NYK to Mavericks z 2011… Chandler? Kidd? No i kupa staruchów jak to było w Dallas.
Karla nie zwolnił nawet rak (a dwa razy próbował). Zwalniacie go na podstawie nie wiadomo czego, a przyznajecie nagrodę trenera roku Hollinsowi ktory z Nuggets przegrał już dwa razy, a dzisiaj pewnie przegrają czwarty mecz z rzędu i nagle ucichnie ich pretendowanie do mistrzostwa…
Jedynym czego nie rozumiem w taktyce Karla jest pozycja w zespole McGee. Gość PER-36 minut gra najlepszy sezon w karierze, a dostaje tyle minut co bardzo przeciętny Koufos. Według mnie to sabotaż.

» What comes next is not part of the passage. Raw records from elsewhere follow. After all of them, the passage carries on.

-    for (int i = threadIdx.x; i < no * WX; i += 256) {
+    constexpr int WR = 9 * CP, WX = 9 * CX, WXP = (WX + 4) & ~3, PB = 64 * P;
+    const int HW = H * W;
+    const int b = blockIdx.x / NSb, slot = blockIdx.x - b * NSb;
+    const int c0 = blockIdx.y * SL, nc = min(SL, Cout - c0);
+    for (int i = threadIdx.x; i < nc * WX; i += 256) {
         const int o = i / WX, r = i - o * WX, t = r / CX, c = r - t * CX;
-        s_w[i] = (float)w[(size_t)(o8_0 * 8 + o) * WR + t * CP + c];
-    }
+        s_w[o * WXP + r] = (float)w[(size_t)(c0 + o) * WR + t * CP + c];
+    }
+    for (int o = threadIdx.x; o < nc; o += 256) s_w[o * WXP + WX] = (float)bias[c0 + o];
     __syncthreads();
-    const int64_t npix = (int64_t)B * H * W;
-    const int64_t pix0 = (int64_t)blockIdx.x * 256;
-    const int64_t pix = pix0 + threadIdx.x;
-    const bool live = pix < npix;
-    const int64_t pq = live ? pix : npix - 1;
-    int b = (int)(pq / (H * W)), p = (int)(pq % (H * W));
-    int oy = p / W, ox = p % W;
-    float in[9][CX];
-#pragma unroll
-    for (int t = 0; t < 9; ++t) {
-        int iy = oy + t / 3 - 1, ix = ox + t % 3 - 1;
-        bool ok = iy >= 0 && iy < H && ix >= 0 && ix < W;
-#pragma unroll
-        for (int c = 0; c < CX; ++c)
-            in[t][c] = (ok && c < Cin) ? (float)(f16)x[(((size_t)b * Cin + c) * H + iy) * W + ix] : 0.f;
-    }
-    f16 *patch = (f16 *)(s_w + no * WX);
-    for (int g0 = o8_0; g0 < o8_1; g0 += 8) {
-        const int ng = min(8, o8_1 - g0);
-        for (int gi = 0; gi < ng; ++gi) {
-            const int o8 = g0 + gi;
-            f16x8 o;
-#pragma unroll
-            for (int j = 0; j < 8; ++j) {
-                const float *wr = s_w + ((o8 - o8_0) * 8 + j) * WX;
-                float acc = (float)bias[o8 * 8 + j];
-#pragma unroll
-                for (int t = 0; t < 9; ++t)
-#pragma unroll
-                    for (int c = 0; c < CX; ++c) acc += in[t][c] * wr[t * CX + c];
-                o[j] = (f16)acc;
+    const int lane = threadIdx.x & 63, wave = threadIdx.x >> 6;
+    const int cw = SL >> 2;
+    const int j0 = wave * cw, j1 = min(nc, j0 + cw);
+    const int p0 = slot * PB;
+    float in[P][9][CX];
+    bool live[P];
+#pragma unroll
+    for (int i = 0; i < P; ++i) {
+        const int p = p0 + 64 * i + lane;
+        live[i] = p < HW;
+        const int pq = live[i] ? p : HW - 1;
+        const int oy = pq / W, ox = pq - oy * W;
+#pragma unroll
+        for (int t = 0; t < 9; ++t) {
+            const int iy = oy + t / 3 - 1, ix = ox + t % 3 - 1;
+            const bool ok = iy >= 0 && iy < H && ix >= 0 && ix < W;
+            const int off = ok ? iy * W + ix : 0;
+#pragma unroll
+            for (int c = 0; c < CX; ++c) {
+                float v = 0.f;
+                if (c < Cin) v = (float)(f16)(x + ((size_t)b * Cin + c) * HW)[off];
+                in[i][t][c] = ok ? v : 0.f;
             }
-            *(f16x8 *)(patch + threadIdx.x * 72 + gi * 8) = o;
-        }
-        __syncthreads();
-        for (int ch = threadIdx.x; ch < 256 * ng; ch += 256) {
-            const int px = ch / ng, gi = ch - px * ng;
-            if (pix0 + px < npix) *(f16x8 *)(y + (pix0 + px) * Cout + (g0 + gi) * 8) = *(const f16x8 *)(patch + px * 72 + gi * 8);
-        }
-        __syncthreads();
-    }
-}
-int ctx_conv_in_core(const float *x, const f16 *w, const f16 *bias, int B, int Cin, int H, int W, int Cout, f16 *y, hipStream_t s)
+        }
+    }
+    f16 *patch = (f16 *)(s_w + SL * WXP);
+    const int ps = SL + 8;
+    float gs = 0.f, gq = 0.f;
+    int gc = 0;
+    for (int j = j0; j < j1; ++j) {
+        const float *wr = (const float *)__builtin_assume_aligned(s_w + j * WXP, 16);
+        const float bj = wr[WX];
+        float acc[P];
+#pragma unroll
+        for (int i = 0; i < P; ++i) acc[i] = bj;
+#pragma unroll
+        for (int t = 0; t < 9; ++t)
+#pragma unroll
+            for (int c = 0; c < CX; ++c) {
+                const float wv = wr[t * CX + c];
+#pragma unroll
+                for (int i = 0; i < P; ++i) acc[i] = fmaf(in[i][t][c], wv, acc[i]);
+            }
+#pragma unroll
+        for (int i = 0; i < P; ++i) {
+            float a = acc[i];
+            asm volatile("" : "+v"(a));
+            const f16 h = (f16)a;
+            patch[(64 * i + lane) * ps + j] = h;
+            const float f = live[i] ? (float)h : 0.f;
+            gs += f; gq += f * f;
+        }
+        if (gn_part && ++gc == cg) {
+            gc = 0;
+            const float ss = wave_sum_dpp(gs), qq = wave_sum_dpp(gq);
+            if (lane == 0) *(float2 *)(gn_part + (((size_t)b * NSb + slot) * (Cout / cg) + (c0 + j) / cg) * 2) = make_float2(ss, qq);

Gra McGee jest bardzo intensywna, tak naprawdę nie byłby w stanie zrobić tak dużo w ciągu 36 minut ile pokazują statystyki. Biega do fastbreaków, lata ponad tablicami i kiedy schodzi po 6 minutach gry już jest zdyszany. Może dałby radę grać tak 30 minut ale poza tym to Koufos jest lepszym obrońcą, a na obronę Nuggets cierpią.
NYK najbardziej pasuja do Mavs z 2011.Duza ilosc weteranow,duza ilosc strzelcow za linii 7 metra.Do tego dobrze dziela sie pilka.
Aczkolwiek final LAC v NYK jest bardzo mozliwy.